Re: [Mesa-dev] r600g: status of the r600-sb branch

Vadim Girlin Sun, 21 Apr 2013 11:29:13 -0700

On 04/21/2013 04:04 AM, Marek Olšák wrote:

Ah, I didn't know you had any other env vars. It's preferable to have
as many boolean flags as possible handled by a single env var, because
it's easier to use (R600_DUMP_SHADERS counts as a pretty ugly list of
boolean flags hidden behind a magic number). Feel free to have
separate env vars for more complex parameters.
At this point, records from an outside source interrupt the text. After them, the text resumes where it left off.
# nubot-nudt/LCR-Net

Measured on AMD Instinct MI355X. Metric: scans/s (120k-pt KITTI-shape scan -> 256-D descriptor), higher is better.
Workload: dtype f32 (K-deep GEMMs, K >= 288 and N >= 64: fp32 operands as bf16 x 3 split, 6 of 9 products on the bf16 matrix cores, fp32 accumulate — error vs fp64 <= the fp32-MFMA kernel's; every other GEMM, KPConv and attention: fp32 MFMA); 1 GPU; configs[1]: batch of 8 synthetic 64-beam scans (~120k pts, 0.3 m voxel -> ~16k pts), voxelise + 3 subsamples + 10 radius searches + KPConv encoder + NetVLAD, seeded random weights; distinct_input_batches=4, streams=pre-processing stream (own host thread, 2 batches ahead) + 2 encoder stream(s), parallelism=scan-parallel x1, all-gather of descriptors

## Files before the change

### include/lcr_hip.h

```cpp
#ifndef LCR_HIP_H
#define LCR_HIP_H
#include <stddef.h>
#include <stdint.h>
#ifdef __cplusplus
extern "C" {
#endif

#define LCR_OK 0
#define LCR_EARG (-1)
#define LCR_ESPACE (-2)
#define LCR_EHIP (-3)

#define LCR_STATUS_KEY_OVERFLOW 1u
#define LCR_STATUS_LEN_MISMATCH 2u
#define LCR_GN_REPLICAS 8

const char* lcr_last_error(void);
void lcr_ktimer_enable(int on);
void lcr_ktimer_sample(int every);
void lcr_ktimer_kinds(unsigned mask);
int lcr_ktimer_read(int kind, int max_records, double* seconds, int64_t* meta);
int lcr_ktimer_read2(int kind, int max_records, double* seconds, double* seconds_kernel, int64_t* meta);
int lcr_stream_spin(int microseconds, void* stream);
int lcr_version(void);
// ... 86 lines not shown
int lcr_gemm_f32_bsplit_masked(const float* A, const uint16_t* Bs_tiles, float* C, int64_t M, int N, int K, const float* bias,
                               const float* rowdiv, const int64_t* seg_len, int S, int groups, double* stats, const uint16_t* row_mask,
                               int block_k, void* stream);
int lcr_kpconv_mask_ok(int64_t M, int N, int K, int split);
int lcr_gemm_f32_anorm(const float* A, const float* B, float* C, int64_t M, int N, int K, const float* bias,
                       const double* a_stats, const float* a_gamma, const float* a_beta, int a_groups, float a_eps,
                       float a_slope, const int64_t* seg_len, int S, int groups, double* stats, void* stream);
int lcr_gemm_f32_bsplit_anorm(const float* A, const uint16_t* Bs_tiles, float* C, int64_t M, int N, int K, const float* bias,
                              const double* a_stats, const float* a_gamma, const float* a_beta, int a_groups, float a_eps,
                              float a_slope, const int64_t* seg_len, int S, int groups, double* stats, void* stream);
int lcr_gemm_split_ok(int N, int K);
int lcr_gemm_f32_batched_ta(const float* A, const float* B, float* C, int64_t M, int N, int count, const int* k_host,
                            const int64_t* a_off_host, const int64_t* b_off_host, const int64_t* c_off_host, void* stream);
int lcr_kpconv_aggregate(const float* s_feats, const uint8_t* s_pos, const float* q_pts, const float* s_pts,
                         const void* idx, int idx_is_64, int64_t M, int64_t Ns, int H, int C,
                         const float* kernel_points_host, float sigma, float* A, float* nn,
                         const int32_t* order , void* stream);
#define LCR_KP_VALID_FIRST 1
int lcr_kpconv_aggregate_ex(const float* s_feats, const uint8_t* s_pos, const float* q_pts, const float* s_pts,
                            const void* idx, int idx_is_64, int64_t M, int64_t Ns, int H, int C,
                            const float* kernel_points_host, float sigma, float* A, float* nn,
                            const int32_t* order, int flags, void* stream);
int lcr_kpconv_aggregate_mask(const float* s_feats, const uint8_t* s_pos, const float* q_pts, const float* s_pts,
                              const void* idx, int idx_is_64, int64_t M, int64_t Ns, int H, int C,
                              const float* kernel_points_host, float sigma, float* A, float* nn, uint16_t* mask,
                              const int32_t* order, int flags, void* stream);
int lcr_kpconv_fused(const float* s_feats, const uint8_t* s_pos, const float* q_pts, const float* s_pts, const void* idx,
                     int idx_is_64, int64_t M, int64_t Ns, int H, int C, const float* kernel_points_host, float sigma,
                     const float* W, const float* bias, float* out, const int64_t* seg_len, int S, int groups, double* stats,
                     const int32_t* order, void* stream);
int lcr_kpconv_cin1(const float* s_feats, const float* q_pts, const float* s_pts, const void* idx, int idx_is_64,
                    int64_t M, int64_t Ns, int H, const float* kernel_points_host, float sigma, const float* W,
                    const float* bias, int Cout, float* out, const int32_t* order, void* stream);
int lcr_maxpool(const float* x, const void* idx, int idx_is_64, int64_t M, int64_t Ns, int H, int C, float* out,
                const int32_t* order, void* stream);
int lcr_row_positive(const float* x, int64_t N, int C, uint8_t* pos, void* stream);
int lcr_groupnorm_stats(const float* x, int64_t N, int C, int groups, const int64_t* seg_len, int S, double* stats, void* stream);
int lcr_groupnorm_apply(const float* x, const double* stats, const float* gamma, const float* beta, const float* res,
                        const double* res_stats, const float* res_gamma, const float* res_beta, float* y, int64_t N, int C,
                        int groups, const int64_t* seg_len, int S, float eps, float slope, int act, uint8_t* pos, void* stream);

#define LCR_ENC_BLOCKS 10
typedef struct LcrUnaryW {
  const float *w, *b;
  const float *gn_w, *gn_b;
  const uint16_t* w_split;
} LcrUnaryW;
typedef struct LcrBlockW {
  int   cin, cout, strided;
  float sigma;
  const float* kernel_points_host;
  const float *kp_w, *kp_b;
  const float* kp_wt;
  const uint16_t* kp_wt_split;
  const float *normconv_w, *normconv_b;
  LcrUnaryW unary1, unary2, shortcut;
} LcrBlockW;
typedef struct LcrEncoderW {
  int   groups, c1_cout;
  float c1_sigma;
  const float* c1_kernel_points_host;
  const float *c1_w, *c1_b;
  const float *c1_gn_w, *c1_gn_b;
  LcrBlockW blocks[LCR_ENC_BLOCKS];
} LcrEncoderW;
int lcr_encoder_ws_bytes(const LcrEncoderW* W, const int64_t* n_host, int S, size_t* bytes);
// ... 222 lines not shown
```

### include/lcr_hip_debug.h

```cpp
#ifndef LCR_HIP_DEBUG_H
#define LCR_HIP_DEBUG_H

#ifdef __cplusplus
extern "C" {
#endif

void lcr_gemm_debug_force_tile(int tile);
void lcr_gemm_debug_deep(int mode);
void lcr_gemm_debug_streamk(int mode);
void lcr_groupnorm_debug_general(int on);
void lcr_kpconv_debug_off64(int on);

#ifdef __cplusplus
}
#endif
#endif
```

### lcr-net_amd/_lib.py

```python
import ctypes
import os
import re
import types

import torch

_PKG = os.path.dirname(os.path.abspath(__file__))
LIB_PATH = os.path.join(_PKG, "liblcr_hip.so")

_lib = None

HEADERS = [os.path.join(_PKG, "..", "include", h) for h in ("lcr_hip.h", "lcr_hip_debug.h")]
_SCALARS = {"int": ctypes.c_int, "int64_t": ctypes.c_int64, "uint32_t": ctypes.c_uint32, "uint64_t": ctypes.c_uint64, "unsigned": ctypes.c_uint,
            "size_t": ctypes.c_size_t, "float": ctypes.c_float, "double": ctypes.c_double}
_RESULTS = {"int": ctypes.c_int, "void": None, "const char*": ctypes.c_char_p}


def parse_header(text):
    text = re.sub(r"/\*.*?\*/|//[^\n]*", " ", text, flags=re.S)
    text = re.sub(r"^\s*#.*$", "", text, flags=re.M)
    sigs = {}
    for m in re.finditer(r"\b(lcr_\w+)\s*\(", text):
        name = m.group(1)
        head = text[:m.start()]
        res = re.sub(r"\s*\*", "*", " ".join(head[max(head.rfind(c) for c in ";{}") + 1:].split()))
        tail = re.match(r"([^()]*)\)\s*;", text[m.end():])
        if res not in _RESULTS or tail is None:
            raise RuntimeError("%s: cannot parse its prototype (result type %r)" % (name, res))
        args = []
        for p in ([] if tail.group(1).strip() in ("", "void") else tail.group(1).split(",")):
            words = re.sub(r"\bconst\b", " ", p).split()
            ctype = ctypes.c_void_p if "*" in p else _SCALARS.get(" ".join(words[:-1] if len(words) > 1 else words))
            if ctype is None:
                raise RuntimeError("%s: parameter %r has no ctypes mapping" % (name, " ".join(p.split())))
            args.append(ctype)
        sigs[name] = (_RESULTS[res], args)
    return sigs


_RELEASES_GIL = {"lcr_roformer_forward", "lcr_precompute_batch", "lcr_precompute_batch_rows", "lcr_precompute_batch_rows_ex", "lcr_hashmap_bucket_host", "lcr_encoder_forward", "lcr_encoder_forward_ex", "lcr_ktimer_read",
                 "lcr_ktimer_read2", "lcr_hashmap_order_host", "lcr_ransac_sample_host", "lcr_icp_point_to_point", "lcr_icp_point_to_plane", "lcr_netvlad_forward", "lcr_log_sinkhorn", "lcr_log_sinkhorn_ex",
                 "lcr_local_global_registration", "lcr_local_global_registration_ex", "lcr_retrieval_topk", "lcr_stream_spin"}


def build():
    import importlib.util
    spec = importlib.util.spec_from_file_location("_lcr_build", os.path.join(_PKG, "csrc", "build.py"))
    mod = importlib.util.module_from_spec(spec)
    spec.loader.exec_module(mod)
    return mod.build()


_RETURNS_VALUE = {"lcr_version", "lcr_kpconv_mask_ok", "lcr_gemm_split_ok", "lcr_ktimer_read", "lcr_ktimer_read2"}


def __getattr__(name):
    if name == "call":
        lib()
        return call
    raise AttributeError(name)


def _raise_on_rc(rc, fn, args):
    if rc:
        check(rc, fn.__name__)
    return rc


def lib():
    global _lib, call
    if _lib is None:
        if not os.path.exists(LIB_PATH):
            raise RuntimeError(
                "liblcr_hip.so not found at %s — build it with `python lcr-net_amd/csrc/build.py` "
                "(there is no CPU fallback for the lcr-net_amd hot path)" % LIB_PATH)
        sigs = {}
        for header in HEADERS:
            with open(header) as f:
                sigs.update(parse_header(f.read()))
        L = ctypes.CDLL(LIB_PATH)
        K = ctypes.PyDLL(LIB_PATH) if os.environ.get("LCR_CTYPES_KEEP_GIL", "1") != "0" else L
        checked = types.SimpleNamespace()
        for name, (res, args) in sigs.items():
            if not hasattr(L, name):
                continue
            dll = L if name in _RELEASES_GIL else K
# ... 46 lines not shown
```

### lcr-net_amd/csrc/encoder.hip

```cpp
#include <algorithm>
#include <cstdlib>
#include <cstring>

#include "common.h"

#define TURN(call) ([&]() { LaunchTurn turn_; return (call); }())

namespace lcr {

constexpr float ENC_GN_EPS = 1e-5f;
constexpr float ENC_SLOPE = 0.1f;

struct Arena {
  char*  base;
  size_t off, cap;
  template <typename T>
  T* take(size_t n) {
    const size_t o = off;
    off = align_up(off + n * sizeof(T));
    return (base && off <= cap) ? reinterpret_cast<T*>(base + o) : nullptr;
  }
};

struct StageIO {
  const float*   pts;
  const int64_t* seg;
  const int32_t* order;
  int64_t        n;
  int64_t        min_rows;
};

struct StatsPool {
  double* base;
  size_t  off, cap;
  int     S, groups;
  double* take() {
    const size_t n = static_cast<size_t>(GN_REPLICAS) * S * groups * 2;
    if (off + n > cap) return nullptr;
    double* p = base + off;
    off += n;
    return p;
  }
};

static size_t stats_doubles(int S, int groups) { return static_cast<size_t>(GN_REPLICAS) * S * groups * 2 * 44; }

static int unary_raw(const LcrUnaryW& u, const float* x, int64_t n, int cin, int cout, const StageIO& st, StatsPool& sp, Arena& ws,
                     float** y_out, double** stats_out, hipStream_t s) {
  float* y = ws.take<float>(static_cast<size_t>(n) * cout);
  double* stats = sp.take();
  if (!y || !stats) return LCR_ESPACE;
  const bool split = u.w_split && lcr_gemm_split_ok(cout, cin);
  int rc = split ? TURN(lcr_gemm_f32_bsplit(x, u.w_split, y, n, cout, cin, u.b, nullptr, st.seg, sp.S, sp.groups, stats, s))
                 : TURN(lcr_gemm_f32(x, u.w, y, n, cout, cin, 0, 1, u.b, nullptr, st.seg, sp.S, sp.groups, stats, s));
  *y_out = y;
  *stats_out = stats;
  return rc;
}

static int residual_block(const LcrBlockW& b, const float* s_feats, const StageIO& q, const StageIO& sup, const void* idx, int H,
                          StatsPool& sp, Arena& ws, float* out, unsigned enc_flags, hipStream_t s) {
  const int mid = b.cout / 4, g = sp.groups;
  const int64_t M = q.n, Ns = sup.n;
  int rc;
  const float* x = s_feats;
  uint8_t* pos = ws.take<uint8_t>(static_cast<size_t>(Ns));
  if (!pos) return LCR_ESPACE;
  if (b.unary1.w) {
    float* y1;
    double* st1;
    if ((rc = unary_raw(b.unary1, s_feats, Ns, b.cin, mid, sup, sp, ws, &y1, &st1, s))) return rc;
    float* x1 = ws.take<float>(static_cast<size_t>(Ns) * mid);
    if (!x1) return LCR_ESPACE;
    if ((rc = TURN(lcr_groupnorm_apply(y1, st1, b.unary1.gn_w, b.unary1.gn_b, nullptr, nullptr, nullptr, nullptr, x1, Ns, mid, g, sup.seg, sp.S,
                                  ENC_GN_EPS, ENC_SLOPE, 1, pos, s))))
      return rc;
    x = x1;
  } else if ((rc = TURN(lcr_row_positive(s_feats, Ns, b.cin, pos, s)))) {
    return rc;
  }
  float* A = ws.take<float>(static_cast<size_t>(M) * 15 * mid);
  float* nn = ws.take<float>(static_cast<size_t>(M));
  float* kpo = ws.take<float>(static_cast<size_t>(M) * mid);
  uint16_t* kmask = ws.take<uint16_t>(static_cast<size_t>(M));
  double* stc = sp.take();
  if (!A || !nn || !kpo || !kmask || !stc) return LCR_ESPACE;
  static const bool vf_env_off = getenv("LCR_KP_VALID_FIRST") && atoi(getenv("LCR_KP_VALID_FIRST")) == 0;
  const int vf_flag = ((enc_flags & LCR_ENC_LISTS_VALID_FIRST) && !vf_env_off) ? LCR_KP_VALID_FIRST : 0;
  static const bool fused32 = getenv("LCR_KPCONV_FUSED") != nullptr;
  if (fused32 && mid == 32 && sp.S <= 64) {
    if ((rc = TURN(lcr_kpconv_fused(x, pos, q.pts, sup.pts, idx, 0, M, Ns, H, mid, b.kernel_points_host, b.sigma, b.kp_w, b.kp_b, kpo, q.seg, sp.S, g,
                                    stc, q.order, s))))
      return rc;
  } else {
    const bool split = b.kp_wt_split && mid >= 64;
    if (!((split || b.kp_wt) && lcr_kpconv_mask_ok(M, mid, 15 * mid, split))) kmask = nullptr;
    if ((rc = TURN(lcr_kpconv_aggregate_mask(x, pos, q.pts, sup.pts, idx, 0, M, Ns, H, mid, b.kernel_points_host, b.sigma, A, nn, kmask, q.order, vf_flag,
                                             s))))
      return rc;
    if (split) {
      if ((rc = TURN(kmask ? lcr_gemm_f32_bsplit_masked(A, b.kp_wt_split, kpo, M, mid, 15 * mid, b.kp_b, nn, q.seg, sp.S, g, stc, kmask, mid, s)
                           : lcr_gemm_f32_bsplit(A, b.kp_wt_split, kpo, M, mid, 15 * mid, b.kp_b, nn, q.seg, sp.S, g, stc, s))))
        return rc;
    } else if (kmask) {
      if ((rc = TURN(lcr_gemm_f32_masked(A, b.kp_wt, kpo, M, mid, 15 * mid, b.kp_b, nn, q.seg, sp.S, g, stc, kmask, mid, s)))) return rc;
    } else if ((rc = TURN(b.kp_wt ? lcr_gemm_f32(A, b.kp_wt, kpo, M, mid, 15 * mid, 0, 1, b.kp_b, nn, q.seg, sp.S, g, stc, s)
                                  : lcr_gemm_f32(A, b.kp_w, kpo, M, mid, 15 * mid, 0, 0, b.kp_b, nn, q.seg, sp.S, g, stc, s)))) return rc;
  }
  float* y;
  double* sty;
  static const bool no_anorm = getenv("LCR_NO_NORM_ON_LOAD") != nullptr;
  if (!no_anorm && mid <= 256 && mid % 4 == 0 && b.cout > 32 && q.min_rows >= 64) {
    y = ws.take<float>(static_cast<size_t>(M) * b.cout);
    sty = sp.take();
    if (!y || !sty) return LCR_ESPACE;
    const bool split2 = b.unary2.w_split && lcr_gemm_split_ok(b.cout, mid);
    if ((rc = split2 ? TURN(lcr_gemm_f32_bsplit_anorm(kpo, b.unary2.w_split, y, M, b.cout, mid, b.unary2.b, stc, b.normconv_w, b.normconv_b, g,
                                                      ENC_GN_EPS, ENC_SLOPE, q.seg, sp.S, g, sty, s))
                     : TURN(lcr_gemm_f32_anorm(kpo, b.unary2.w, y, M, b.cout, mid, b.unary2.b, stc, b.normconv_w, b.normconv_b, g, ENC_GN_EPS,
                                               ENC_SLOPE, q.seg, sp.S, g, sty, s))))
      return rc;
// ... 73 lines not shown
                                      const int64_t* n_host, const int64_t* seg_min_rows_host, const int* limits, float* const* out_feats,
                                      unsigned flags, void* ws, size_t ws_bytes, void* stream) {
  if (!W || !feats0 || !points || !neighbors || !subsampling || !seg_len || !n_host || !limits || !out_feats || !ws || S < 1) {
    set_error("lcr_encoder_forward: bad argument");
    return LCR_EARG;
  }
  size_t need = 0;
  lcr_encoder_ws_bytes(W, n_host, S, &need);
  if (ws_bytes < need) {
    set_error("lcr_encoder_forward: workspace too small (%zu < %zu)", ws_bytes, need);
    return LCR_ESPACE;
  }
  hipStream_t s = static_cast<hipStream_t>(stream);
  StageIO st[4];
  for (int i = 0; i < 4; ++i) st[i] = StageIO{points[i], seg_len[i], order ? order[i] : nullptr, n_host[i], seg_min_rows_host ? seg_min_rows_host[i] : 0};
  Arena top{static_cast<char*>(ws), 0, ws_bytes};
  StatsPool sp{top.take<double>(stats_doubles(S, W->groups)), 0, stats_doubles(S, W->groups), S, W->groups};
  size_t pp = 0;
  for (int i = 0; i < LCR_ENC_BLOCKS; ++i) pp = std::max(pp, sizeof(float) * static_cast<size_t>(n_host[BLOCK_Q[i]]) * W->blocks[i].cout);
  pp = std::max(pp, sizeof(float) * static_cast<size_t>(n_host[0]) * W->c1_cout * 2);
  float* ping = reinterpret_cast<float*>(top.take<char>(pp));
  float* pong = reinterpret_cast<float*>(top.take<char>(pp));
  const size_t scratch0 = top.off;
  if (!sp.base || !ping || !pong) return LCR_ESPACE;
  hipMemsetAsync(sp.base, 0, sizeof(double) * sp.cap, s);

  int rc;
  float* cur;
  {
    const int64_t n0 = n_host[0];
    float* raw = ping;
    float* f = ping + static_cast<size_t>(n0) * W->c1_cout;
    double* stt = sp.take();
    if ((rc = TURN(lcr_kpconv_cin1(feats0, st[0].pts, st[0].pts, neighbors[0], 0, n0, n0, limits[0], W->c1_kernel_points_host, W->c1_sigma, W->c1_w,
                              W->c1_b, W->c1_cout, raw, st[0].order, s))))
      return rc;
    if ((rc = TURN(lcr_groupnorm_stats(raw, n0, W->c1_cout, W->groups, st[0].seg, S, stt, s)))) return rc;
    if ((rc = TURN(lcr_groupnorm_apply(raw, stt, W->c1_gn_w, W->c1_gn_b, nullptr, nullptr, nullptr, nullptr, f, n0, W->c1_cout, W->groups, st[0].seg, S,
                                  ENC_GN_EPS, ENC_SLOPE, 1, nullptr, s))))
      return rc;
    cur = f;
  }
  static const int STAGE_LAST[4] = {0, 3, 6, 9};
  for (int i = 0; i < LCR_ENC_BLOCKS; ++i) {
    const int qs = BLOCK_Q[i], ss = BLOCK_S[i];
    const bool strided = qs != ss;
    const void* idx = strided ? static_cast<const void*>(subsampling[ss]) : static_cast<const void*>(neighbors[qs]);
    const int H = limits[ss];
    float* out = nullptr;
    for (int k = 0; k < 4; ++k)
      if (STAGE_LAST[k] == i) out = out_feats[k];
    if (!out) out = (cur >= ping && cur < ping + pp / sizeof(float)) ? pong : ping;
    Arena scratch{static_cast<char*>(ws), scratch0, ws_bytes};
    if ((rc = residual_block(W->blocks[i], cur, st[qs], st[ss], idx, H, sp, scratch, out, flags, s))) {
      if (rc == LCR_ESPACE) set_error("lcr_encoder_forward: block %d ran out of workspace", i);
      return rc;
    }
    cur = out;
  }
  return check_launch("lcr_encoder_forward");
}
```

I skimmed through some of your code and the coding style looks good.
I'm also okay with C++, it really seems like the right choice here.
However I agree with the argument that one header file per cpp might
not always be a good idea, especially if the header file is pretty
small.

Thanks for reviewing. I pushed to my repo the branch with the followingchanges:


- changes to existing r600g code splitted from the main big patch

- small header files merged into sb_pass.h, sb_ir.h, sb_bc.h

- added new R600_DEBUG flags to replace multiple env vars:
    sb - Enable optimization of graphics shaders
    sbcl - Enable optimization of compute shaders
    sbdry - Dry run, optimize but don't use new bytecode
    sbstat - Print optimization statistics (currently the time only)
    sbdump - Print IR after some passes.

- added debug_id (shader index) to struct r600_bytecode, id's areassigned to each shader in r600_bytecode_init and printed in the shaderdump header, it's intended to avoid reinventing shader numbering indifferent places for dumps and debugging.


- some minor cleanups

Updated branch can be found here:

  http://cgit.freedesktop.org/~vadimg/mesa/log/?h=r600-sb-2

Vadim

Marek

On Sat, Apr 20, 2013 at 11:02 AM, Vadim Girlin <vadimgir...@gmail.com> wrote:

On 04/20/2013 03:11 AM, Marek Olšák wrote:


Please don't add any new environment variables and use R600_DEBUG
instead. The other environment variables are deprecated.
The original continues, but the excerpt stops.